Author: Nicole Nichols ( Pilates Instructor )
Why Pilates Works Well for Men
It’s no secret that I love Pilates. It’s one of my favorite workouts for a number of reasons. It has helped me develop greater core strength, increase my flexibility, manage my chronic back pain, improve my posture, and relieve stress. I truly believe that Pilates can benefit people of all ages and fitness levels. Yet many people think of Pilates as an “easy” mode of exercise or a “gentle” workout that’s more for old ladies than it is for fit young men, for example.
Core strength, flexibility, balance, uniform development, and efficient movement patterns – all are hallmarks of Pilates training and highly relevant to mens fitness. The integrative component of Pilates can be especially beneficial for men, whose workouts often emphasize a part-by-part approach to muscular development, such as what what finds in weightlifting. Pilates, by contrast, emphasizes moving from the center of the body, and developing core strength in the deep muscles of the center to stabilize the trunk and protect the back. This kind of core training makes Pilates an excellent technique for whole-body fitness, as well as a foundation for cross training with other kinds of sports and exercise. Increasing flexibility is a goal that Pilates addresses in a way that men often feel comfortable with. Pilates works toward functional fitness. That is, the ability to have the strength, balance, and flexibility that allows one to move through daily-life tasks with grace and ease. To this end, Pilates exercises do seek to increase flexibility and range of motion, but one won’t find the kind of pretzel stretches in Pilates that one might find in gymnastics or yoga.
As a Pilates instructor, I’ve taught a wide variety of clients, as young as 13 and as old as 75. I’ve worked with professional dancers, collegiate football players, stay-at-home moms, and triathletes. While women (young and old) dominate my classes, the occasional male finds his way into class. Some have become “regulars,” while others are never to be seen again. While I’ll never know what makes one guy pursue Pilates and another try it only once, one thing is true: Pilates does benefit men just as it does women.
In fact, what people might not know is that Pilates was not only created by a man, but originally intended as an exercise program for men as well. Nico Gonzalez, Cincinnati-based personal trainer, master Pilates instructor, and creator of the DVD “Pilates Playground” explains, “Joseph Pilates himself practiced his method and trained many males. The practice was very athletic in nature.” He worked with German soldiers and helped many of them recover and rehabilitate from injuries using his exercise method.
It wasn’t until many of the “Pilates elders” (people who studied directly under Joseph Pilates) started teaching that Pilates changed a bit. “Many of these elders were ex-dancers, so they infused the dancer language into the practice,” says Gonzalez.
While most Pilates practitioners and students these days are women, I wanted to share the experiences of three men I know (including Gonzalez, quoted above) who regularly practice Pilates. These guys all vary in their fitness goals, but all come back to Pilates regularly. Find out what they like about it from a male’s perspective.
“I suffered two knee injuries during a race in ’09 that kept me sidelined from running for about 6 months. Any time I’d run longer distances, my hips and knees would ache so bad I would have to walk home. I finally went to a physical therapist that immediately saw a connection between my weak glutes and my knee problems. I learned that I had very little hip stability (and yet I always assumed my butt was very strong). He gave me a bunch of exercises to do for the smaller muscle groups and it just so happened that it looked a lot like Pilates. I started attending classes and it’s made all the difference in keeping me running. I can finally bend over and touch my palms to the floor– so improved flexibility and control.”

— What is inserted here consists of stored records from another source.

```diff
diff --git a/gficf_amd/csrc/jaccard_shared.h b/gficf_amd/csrc/jaccard_shared.h
--- a/gficf_amd/csrc/jaccard_shared.h
+++ b/gficf_amd/csrc/jaccard_shared.h
@@ -249,6 +249,45 @@
   return r;
 }
 
+struct GridDeal {
+  uint32_t R;
+  uint32_t q, x;
+};
+struct WaveDeal {
+  uint32_t quad0;
+  uint32_t pitch;
+  uint32_t nquad;
+  uint32_t rem0;
+  uint32_t count;
+};
+__host__ __device__ inline GridDeal grid_deal(int64_t cell_begin, int64_t cell_end, uint32_t W) {
+  const uint32_t C = cell_end > cell_begin ? (uint32_t)(cell_end - cell_begin) : 0u;
+  GridDeal g;
+  g.R = C / (4u * W);
+  const uint32_t rem = C - g.R * 4u * W;
+  g.q = rem / W;
+  g.x = rem - g.q * W;
+  return g;
+}
+__host__ __device__ inline WaveDeal wave_deal(const GridDeal& g, uint32_t W, uint32_t r) {
+  WaveDeal d;
+  d.pitch = 4u * W;
+  d.quad0 = 4u * r;
+  d.nquad = 4u * g.R;
+  d.rem0 = g.R * d.pitch + r * g.q + (r < g.x ? r : g.x);
+  d.count = d.nquad + g.q + (r < g.x ? 1u : 0u);
+  return d;
+}
+__host__ __device__ inline WaveDeal wave_deal(int64_t cell_begin, int64_t cell_end, uint32_t W, uint32_t r) {
+  return wave_deal(grid_deal(cell_begin, cell_end, W), W, r);
+}
+__host__ __device__ inline uint32_t deal_cell(const WaveDeal& d, uint32_t n) {
+  return n < d.nquad ? d.quad0 + (n >> 2) * d.pitch + (n & 3u) : d.rem0 + (n - d.nquad);
+}
+__host__ __device__ inline uint32_t deal_next_group(const WaveDeal& d, uint32_t n4, uint32_t gfirst) {
+  return n4 + 4u < d.nquad ? gfirst + d.pitch : d.rem0;
+}
+
 struct EdgeOut {
   double* src;
   double* dst;
@@ -260,6 +299,7 @@
   uint32_t src_off = 0;
   uint32_t* dup_status = nullptr;
   uint32_t xcd = 1;
+  GridDeal deal = {0, 0, 0};
 };
 
 struct EdgeKernArgs { const uint32_t* table; int64_t N; int k; int64_t cell_begin; int64_t cell_end; EdgeOut o; };
```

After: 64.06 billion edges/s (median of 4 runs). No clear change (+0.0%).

“I think men probably feel like they have such limited time, so why work on muscles they haven’t heard of and can’t see when there are biceps and pecs to be pumping? It’s also probably intimidating when those Pilates girls make it looks so easy and smooth, yet men aren’t as flexible or graceful most of the time.”
I’ve learned that the best swimmers swim with their cores; the best runners have stable hips and can train harder without injury; and there is cycling power in a strong core, especially as the ride gets long and/or hilly. Pilates helps with all of that. Plus, my 7 p.m. Pilates class might be the first time I actually take a conscious breath in an entire day. Pilates keeps us humble, that’s for sure. Oh, and it usually has a great female-to-male ratio!”
“Men may be intimidated by Pilates due to the exercises that seem popular. Guys don’t want to lie on the floor and exercise with their body weight. When I get a potential male client, I tend to do athletic movements with them that are more relatable. ”
“Many of my male clients who love weight training, running, and biking have made Pilates a staple in their weekly routines. They incorporate Pilates because they feel the benefits. They can lift more weight with confidence because they know how to activate their core, thanks to Pilates. So many lifters compensate when lifting heavy and then injure themselves. I’m very happy that I train male lifters…I keep them injury free!”